Ma solution à cela est le bizML, une discipline en six étapes pour mener un projet d’apprentissage automatique afin qu’il soit effectivement déployé. Vous pouvez lire davantage à ce sujet dans mon dernier ouvrage.
Quelle est votre explication au fait que la plupart des projets d’apprentissage automatique en entreprise n’aboutissent pas, tandis qu’une minorité rencontre un succès retentissant ?
La cause profonde de la plupart des échecs de projets d’apprentissage automatique est le manque de planification rigoureuse du déploiement – c’est-à-dire une planification du changement opérationnel que l’intégration d’un modèle prédictif impliquerait. Puisque l’on considère les projets d’apprentissage automatique comme des projets techniques impliquant des calculs avancés, il est supposé que le projet technique délivrera de la valeur. C’est une grave erreur.
La valeur n’est capturée qu’en *changeant* – et donc en améliorant – les opérations à grande échelle, en se laissant guider par les prédictions fournies par un modèle d’apprentissage automatique.
Avez-vous une vision à contre-courant de l’engouement démesuré autour de l’intelligence artificielle et pourquoi si peu de gens demandent – ou mesurent – le véritable niveau de performance de la technologie IA ?
Ce sont deux choses différentes. Concernant l’engouement, le discours populaire veut que nous nous dirigions vers l’AGI. C’est un mythe. C’est le roman que Mary Shelley aurait écrit si elle avait connu les algorithmes.
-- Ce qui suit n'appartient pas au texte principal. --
template <typename real>
static int build_devmodel(fb_batch* b, DevModel<real>& M) {
  const fb_model* m = b->m;
  memset(&M, 0, sizeof(M));
  M.nq = m->nq; M.nv = m->nv; M.nbody = m->nbody; M.njnt = m->njnt; M.ngeom = m->ngeom; M.nsite = m->nsite;
  M.nu = m->nu; M.na = m->na; M.ntendon = m->ntendon; M.npair = m->npair; M.nM = m->nM; M.nsubstep = m->nsubstep;
  M.nobsjnt = m->nobsjnt; M.napp = m->napp; M.nforce = m->nforce; M.ntouch = m->ntouch;
  M.site_thorax = m->i("sensor_site_thorax")[0]; M.nadh = (int)m->adh_act.size();
  M.iterations = m->i("opt_iterations")[0]; M.noslip_iterations = m->i("opt_noslip_iterations")[0];
  M.solver = (m->has("opt_solver", 1) && m->i("opt_solver")[0] == FB_SOLVER_PGS) ? FB_SOLVER_PGS : FB_SOLVER_NEWTON;
  M.timestep = (real)m->d("opt_timestep")[0]; M.control_timestep = (real)m->d("opt_control_timestep")[0];
  for (int k = 0; k < 3; k++) M.grav[k] = (real)m->d("opt_gravity")[k];
  M.density = (real)m->d("opt_density")[0]; M.viscosity = (real)m->d("opt_viscosity")[0];
  M.impratio = (real)m->d("opt_impratio")[0]; M.tolerance = (real)m->d("opt_tolerance")[0];
  {
    std::vector<double> rb; const double* r_ = m->d("geom_rbound");
    for (int g = 0; g < m->ngeom; g++) if (r_[g] > 0) rb.push_back(r_[g]);
    std::sort(rb.begin(), rb.end());
    M.vl_delta = (rb.empty() || m->npair <= 4*FB_WAVE) ? (real)0 : (real)(FB_VL_SCALE*rb[rb.size()/2]);
    { const char* e_ = getenv("FB_NO_NEIGHBOUR_LIST"); if (e_ && e_[0] == '1') M.vl_delta = 0; }
  }
  M.noslip_tolerance = (real)m->d("opt_noslip_tolerance")[0]; M.meaninertia = (real)m->d("stat_meaninertia")[0];
  M.totalmass = (real)m->totalmass;
  size_t c;
#define UI(field, name) { const int* s_ = m->i(name, &c); if (upload_i(b, s_, c, &M.field)) return -1; }
#define UV(field, vec) { if (upload_i(b, m->vec.data(), m->vec.size(), &M.field)) return -1; }
#define UD(field, name) { const double* s_ = m->d(name, &c); if (upload<real>(b, s_, c, &M.field)) return -1; }
  UI(body_parent, "body_parent") UI(body_dofadr, "body_dofadr")
  UV(body_nsub, body_nsub) UV(body_depth, body_depth) UV(body_chlen, body_chlen) UV(body_chain, body_chain) UV(body_common, body_common)
  UI(jnt_type, "jnt_type") UI(jnt_qposadr, "jnt_qposadr") UI(jnt_dofadr, "jnt_dofadr") UI(jnt_bodyid, "jnt_bodyid") UI(jnt_limited, "jnt_limited")
  UI(dof_bodyid, "dof_bodyid") UI(dof_jntid, "dof_jntid") UI(dof_Madr, "dof_Madr") UV(dof_depth, dof_depth)
  UV(dof_ndesc, dof_ndesc) UV(body_fluid_geom, body_fluid_geom) UV(sens_body, sens_body) M.nsensbody = (int)m->sens_body.size();
  UV(dof_jump, dof_jump) UV(dof_vbef, dof_vbef) UV(body_veldof, body_veldof)
  UV(dof_cl, dof_cl) UV(dof_gen, dof_gen) UV(gen_k, gen_k) UV(gen_m, gen_m) UV(fwd_tab, fwd_tab) UV(fwd_pack, fwd_pack) UV(fac_w, fac_w) UV(fac_band, fac_band) UV(fac_dof, fac_dof) M.ntrunk = m->ntrunk; M.prefix_split = m->prefix_split;
  { int dmax = 0, d2 = 1 << 20; for (int bq = 1; bq < m->nbody; bq++) { dmax = std::max(dmax, m->body_depth[bq]); if (bq >= FB_WAVE) d2 = std::min(d2, m->body_depth[bq]); } M.fk_dmax = dmax; M.fk2_dlo = d2; }
  { int cm = 0; for (int bq = 0; bq < m->nbody; bq++) cm = std::max(cm, m->body_chlen[bq]); M.chmax = cm; }
  {
    std::vector<int> second(FB_WAVE, -1);
    bool ok = m->nbody > FB_WAVE && m->nbody <= 2*FB_WAVE && getenv("FB_NO_FK_MERGE") == nullptr;
    for (int bq = FB_WAVE; ok && bq < m->nbody; bq++) {
      int pick = -1;
      for (int l = 0; l < FB_WAVE && pick < 0; l++) if (second[l] < 0 && (l == 0 || m->body_depth[l] < m->body_depth[bq])) pick = l;
      if (pick < 0) ok = false; else second[pick] = bq;
    }
    M.fk_second = nullptr;
    if (ok && upload_i(b, second.data(), second.size(), &M.fk_second)) return -1;
  }
  UI(wing_act_idx, "wing_action_idx")
  if (m->has("leg_joints", 1)) { UI(leg_jnt, "leg_joints") M.nlegjnt = (int)c; for (size_t k = 0; k < c; k++) if (m->i("leg_joints")[k] < 0 || m->i("leg_joints")[k] >= m->njnt) return fail("fb_batch_create: leg_joints out of range"); }
  else { UV(leg_jnt, adh_act) M.nlegjnt = 0; }
  M.task = m->task_id; M.user_idx = m->i("user_action_idx")[0]; M.nact = m->nu + (M.user_idx >= 0 ? 1 : 0);
  for (int k = 0; k < 3; k++) M.com_offset[k] = (real)m->d("com_offset")[k];
  M.nlevel = m->nlevel;
  UI(geom_type, "geom_type") UI(geom_bodyid, "geom_bodyid") UI(site_bodyid, "site_bodyid") UI(site_type, "site_type")
  UI(tendon_adr, "tendon_adr") UI(tendon_num, "tendon_num")
  UI(act_trntype, "actuator_trntype") UI(act_trnid, "actuator_trnid") UI(act_dyntype, "actuator_dyntype") UI(act_biastype, "actuator_biastype")
  UI(act_ctrllimited, "actuator_ctrllimited") UI(act_forcelimited, "actuator_forcelimited") UI(act_actadr, "actuator_actadr")
  UV(adh_act, adh_act) UI(action_to_ctrl, "action_to_ctrl")
  UV(wrap_qadr, wrap_qadr) UV(act_wn, act_wn) UV(act_wdof, act_wdof) UV(act_lenadr, act_lenadr)
  if (upload<real>(b, m->act_wcoef.data(), m->act_wcoef.size(), &M.act_wcoef)) return -1;
  UI(pair_geom1, "pair_geom1") UI(pair_geom2, "pair_geom2") UI(pair_condim, "pair_condim")
  UV(pair_word, pair_word) UV(pair_body, pair_body) UV(plane_geoms, plane_geoms)
  { const int* gt_ = m->i("geom_type"); int np_ = 0; for (int g = 0; g < m->ngeom; g++) np_ += gt_[g] == GEOM_PLANE; M.nplane = np_; }
  UI(obs_jnt, "observable_joints") UI(app_sites, "appendage_sites") UI(force_sites, "sensor_force_sites") UI(touch_sites, "sensor_touch_sites") UI(wing_jnt, "wing_jnt")
  UD(body_mass, "body_mass")
  UD(body_inertia, "body_inertia") UD(body_invweight0, "body_invweight0")
  if (upload<real>(b, m->body_box.data(), m->body_box.size(), &M.body_box)) return -1;
  if (upload<real>(b, m->geom_box.data(), m->geom_box.size(), &M.geom_box)) return -1;
  if (upload<real>(b, m->body_rec.data(), m->body_rec.size(), &M.body_rec)) return -1;
  UD(jnt_axis, "jnt_axis") UD(jnt_stiffness, "jnt_stiffness") UD(jnt_range, "jnt_range") UD(jnt_solref, "jnt_solref")
  UD(jnt_solimp, "jnt_solimp") UD(jnt_margin, "jnt_margin") UD(qpos0, "qpos0") UD(qpos_spring, "qpos_spring")
  UD(dof_armature, "dof_armature") UD(dof_damping, "dof_damping") UD(dof_invweight0, "dof_invweight0")
  UD(geom_pos, "geom_pos") UD(geom_quat, "geom_quat") UD(geom_size, "geom_size") UD(geom_rbound, "geom_rbound") UD(geom_fluid, "geom_fluid")
  UD(site_pos, "site_pos") UD(site_quat, "site_quat") UD(site_size, "site_size") UD(wrap_coef, "wrap_coef")
  UD(act_dynprm, "actuator_dynprm") UD(act_gainprm, "actuator_gainprm") UD(act_biasprm, "actuator_biasprm") UD(act_ctrlrange, "actuator_ctrlrange") UD(act_forcerange, "actuator_forcerange")
  UD(pair_friction, "pair_friction") UD(pair_solref, "pair_solref") UD(pair_solimp, "pair_solimp") UD(pair_margin, "pair_margin") UD(pair_gap, "pair_gap")
#undef UI
#undef UV
#undef UD
  return 0;
}
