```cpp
template <class T, bool FIXED, bool NT, int U = 1>
__global__ void bn_bwd_apply_kernel(const T* dy, const T* y, const uint8_t* mask, const T* x, long long units, int C, const float* mean,
                                    const float* invstd, const float* gamma, const float* coef, int relu, T* dx, T* dzout) {
    constexpr int E = Elt<T>::PER16;
    float mu[E], is[E], ga[E], c1[E], c2[E];
    if (FIXED) {
        const int c0 = (int)((threadIdx.x * E) % C);
        DPC_UNROLL
        for (int e = 0; e < E; ++e) {
            mu[e] = mean[c0 + e]; is[e] = invstd[c0 + e]; ga[e] = gamma[c0 + e] * is[e];
            c1[e] = coef[c0 + e]; c2[e] = coef[C + c0 + e];
        }
    }
    const long long span = (units + (long long)gridDim.x * 256 - 1) / ((long long)gridDim.x * 256) * 256;
    const long long sb = (long long)(gridDim.x - 1 - blockIdx.x) * span;
    const long long se = sb + span < units ? sb + span : units;
    long long i = sb + threadIdx.x;
    if constexpr (FIXED && U > 1) {
        if (!relu || mask) {
            for (; i + (U - 1) * 256 < se; i += 256 * U) {
                u32x4 dv[U], xv[U];
                unsigned bits[U];
                DPC_UNROLL
                for (int u = 0; u < U; ++u) dv[u] = ld16<NT>(dy, i + u * 256);
                DPC_UNROLL
                for (int u = 0; u < U; ++u) xv[u] = ld16<NT>(x, i + u * 256);
                DPC_UNROLL
                for (int u = 0; u < U; ++u) bits[u] = ~0u;
                if (relu) {
                    DPC_UNROLL
                    for (int u = 0; u < U; ++u) bits[u] = (unsigned)mask[i + u * 256];
                }
                DPC_UNROLL
                for (int u = 0; u < U; ++u) {
                    float ov[E], oz[E];
                    DPC_UNROLL
                    for (int e = 0; e < E; ++e) {
                        float dz = unit_get<T>(dv[u], e);
                        if (!((bits[u] >> e) & 1u)) dz = 0.f;
                        const float xh = (unit_get<T>(xv[u], e) - mu[e]) * is[e];
                        ov[e] = ga[e] * (dz - c1[e] - xh * c2[e]);
                        oz[e] = dz;
                    }
                    st16<NT>(dx, i + u * 256, unit_pack<T>(ov));
                    if (dzout) st16<NT>(dzout, i + u * 256, unit_pack<T>(oz));
                }
            }
        }
// ... 61 lines not shown
```

### dpc_amd/csrc/dpc_rt.h

```cpp
#pragma once
#include <stdint.h>
#include <utility>

int dpc_reserved_cus();
static inline int dpc_persistent_grid(int base) {
    int g = base - dpc_reserved_cus();
    if (g < 8) g = 8;
    return base >= 8 ? (g & ~7) : base;
}

extern thread_local int dpc_tls_plan_only;
void dpc_plan_note(const char* kernel_expr);
void dpc_plan_detail(const char* fmt, ...);

#ifdef DPC_SIMT_EMU
#include "simt_emu.h"
#define DPC_LAUNCH(kernel, grid, block, stream, ...)                                   \
    do {                                                                               \
        dpc_plan_note(#kernel);                                                        \
        if (!dpc_tls_plan_only) simt::launch((grid), (block), [=]() { (kernel)(__VA_ARGS__); }); \
    } while (0)
#define DPC_LAUNCH_DYN(kernel, grid, block, lds, stream, ...)                          \
    do {                                                                               \
        dpc_plan_note(#kernel);                                                        \
// ... 318 lines not shown
__device__ __forceinline__ void lds_wait0_5(u32x4&, u32x4&, u32x4&, u32x4&, u32x4&) {}
__device__ __forceinline__ void lds_wait0_4x2(u32x2&, u32x2&, u32x2&, u32x2&) {}
__device__ __forceinline__ void lds_wait0_6x2(u32x2&, u32x2&, u32x2&, u32x2&, u32x2&, u32x2&) {}
#else
__device__ __forceinline__ void lds_read_b64_raw(u32x2& d, const unsigned char* p) {
    const uint32_t a = (uint32_t)(uintptr_t)(__attribute__((address_space(3))) const unsigned char*)p;
    asm volatile("ds_read_b64 %0, %1" : "=&v"(d) : "v"(a) : "memory");
}
__device__ __forceinline__ void lds_read_b128_raw(u32x4& d, const unsigned char* p) { lds_read_b128_async(d, p); }
__device__ __forceinline__ void lds_write_b128_raw(unsigned char* p, const u32x4& v) {
    const uint32_t a = (uint32_t)(uintptr_t)(__attribute__((address_space(3))) unsigned char*)p;
    asm volatile("ds_write_b128 %0, %1" ::"v"(a), "v"(v) : "memory");
}
__device__ __forceinline__ void lds_read_tr16_raw(u32x2& d, const unsigned char* p) {
    const uint32_t a = (uint32_t)(uintptr_t)(__attribute__((address_space(3))) const unsigned char*)p;
    asm volatile("ds_read_b64_tr_b16 %0, %1" : "=&v"(d) : "v"(a) : "memory");
}
__device__ __forceinline__ void lds_wait0_5(u32x4& a, u32x4& b, u32x4& c, u32x4& d, u32x4& e) {
    asm volatile("s_waitcnt lgkmcnt(0)" : "+v"(a), "+v"(b), "+v"(c), "+v"(d), "+v"(e)::"memory");
}
__device__ __forceinline__ void lds_wait0_4x2(u32x2& a, u32x2& b, u32x2& c, u32x2& d) {
    asm volatile("s_waitcnt lgkmcnt(0)" : "+v"(a), "+v"(b), "+v"(c), "+v"(d)::"memory");
}
__device__ __forceinline__ void lds_wait0_6x2(u32x2& a, u32x2& b, u32x2& c, u32x2& d, u32x2& e, u32x2& f) {
    asm volatile("s_waitcnt lgkmcnt(0)" : "+v"(a), "+v"(b), "+v"(c), "+v"(d), "+v"(e), "+v"(f)::"memory");
}
#endif
__device__ __forceinline__ void lds_wait_tie_n(int n, u32x4& a, u32x4& b) {
    if (n >= 6) lds_wait_tie<6>(a, b);
    else if (n == 4) lds_wait_tie<4>(a, b);
    else if (n == 2) lds_wait_tie<2>(a, b);
    else lds_wait_tie<0>(a, b);
}



template <int N> __device__ __forceinline__ void wait_vmcnt() {
#ifndef DPC_SIMT_EMU
    asm volatile("s_waitcnt vmcnt(%0)" ::"n"(N) : "memory");
#else
    simt::dma_wait(N);
#endif
}
__device__ __forceinline__ void vm_note_stores(int n) {
#ifdef DPC_SIMT_EMU
    simt::dma_note_stores(n);
#else
    (void)n;
#endif
}

__device__ __forceinline__ void wait_vmcnt_upto(int n) {
    switch (n) {
        case 0: wait_vmcnt<0>(); break;
        case 1: wait_vmcnt<1>(); break;
        case 2: wait_vmcnt<2>(); break;
        case 3: wait_vmcnt<3>(); break;
        case 4: wait_vmcnt<4>(); break;
        case 5: wait_vmcnt<5>(); break;
        case 6: wait_vmcnt<6>(); break;
        case 7: wait_vmcnt<7>(); break;
        case 8: wait_vmcnt<8>(); break;
        case 9: wait_vmcnt<9>(); break;
        case 10: wait_vmcnt<10>(); break;
        case 11: wait_vmcnt<11>(); break;
        case 12: wait_vmcnt<12>(); break;
        case 13: wait_vmcnt<13>(); break;
        case 14: wait_vmcnt<14>(); break;
        case 15: wait_vmcnt<15>(); break;
        case 16: case 17: wait_vmcnt<16>(); break;
        case 18: case 19: wait_vmcnt<18>(); break;
        case 20: case 21: wait_vmcnt<20>(); break;
        case 22: case 23: wait_vmcnt<22>(); break;
        default: if (n >= 24) wait_vmcnt<24>(); else wait_vmcnt<0>(); break;
    }
}

template <class F, int... Is> __device__ __forceinline__ void static_for_impl(F&& f, std::integer_sequence<int, Is...>) {
    (f(std::integral_constant<int, Is>{}), ...);
}
template <int N, class F> __device__ __forceinline__ void static_for(F&& f) {
    static_for_impl(static_cast<F&&>(f), std::make_integer_sequence<int, N>{});
}
```

### dpc_amd/csrc/pool.hip

```cpp
#include "dpc_rt.h"
#include "../../include/dpc_hip.h"

static inline unsigned grid_for(long long n, int block = 256, int cap = 16384) {
    long long g = (n + block - 1) / block;
    if (g < 1) g = 1;
    if (g > cap) g = cap;
    return (unsigned)g;
}
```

Quant à la question de savoir pourquoi nous ne mesurons pas à quel point l’IA est *bonne* – c’est-à-dire ses performances quantitatives et la valeur business qu’elle peut apporter selon la manière dont elle est déployée – l’attention n’est pas portée au bon endroit.
Comment les organisations utilisent-elles activement le ML pour dynamiser leurs opérations et créer un avantage concurrentiel dans de nombreux secteurs ?
Le ML innove de manière simple, bien que profondément perturbatrice. Ne laissez pas l’éclat de cette technologie clinquante vous faire oublier la simplicité de sa mission fondamentale : pour la plupart des applications professionnelles, l’objectif du ML est de fournir des prédictions exploitables — c’est pourquoi on l’appelle aussi parfois analytique prédictive ou IA prédictive.
Bien qu’apprendre à partir des données pour générer un modèle prédictif mérite autant d’émerveillement que n’importe quel exploit scientifique ou technique, cette capacité se traduit par une valeur tangible de manière simple : le modèle produit des scores de prédiction, qui à leur tour alimentent des millions de décisions opérationnelles.
De cette manière, le ML lutte contre nos risques les plus importants — qu’il s’agisse des incendies de forêt, du changement climatique, des pandémies ou de la maltraitance infantile. Il stimule les ventes, réduit les coûts, prévient la fraude, rationalise la production industrielle et renforce la santé publique.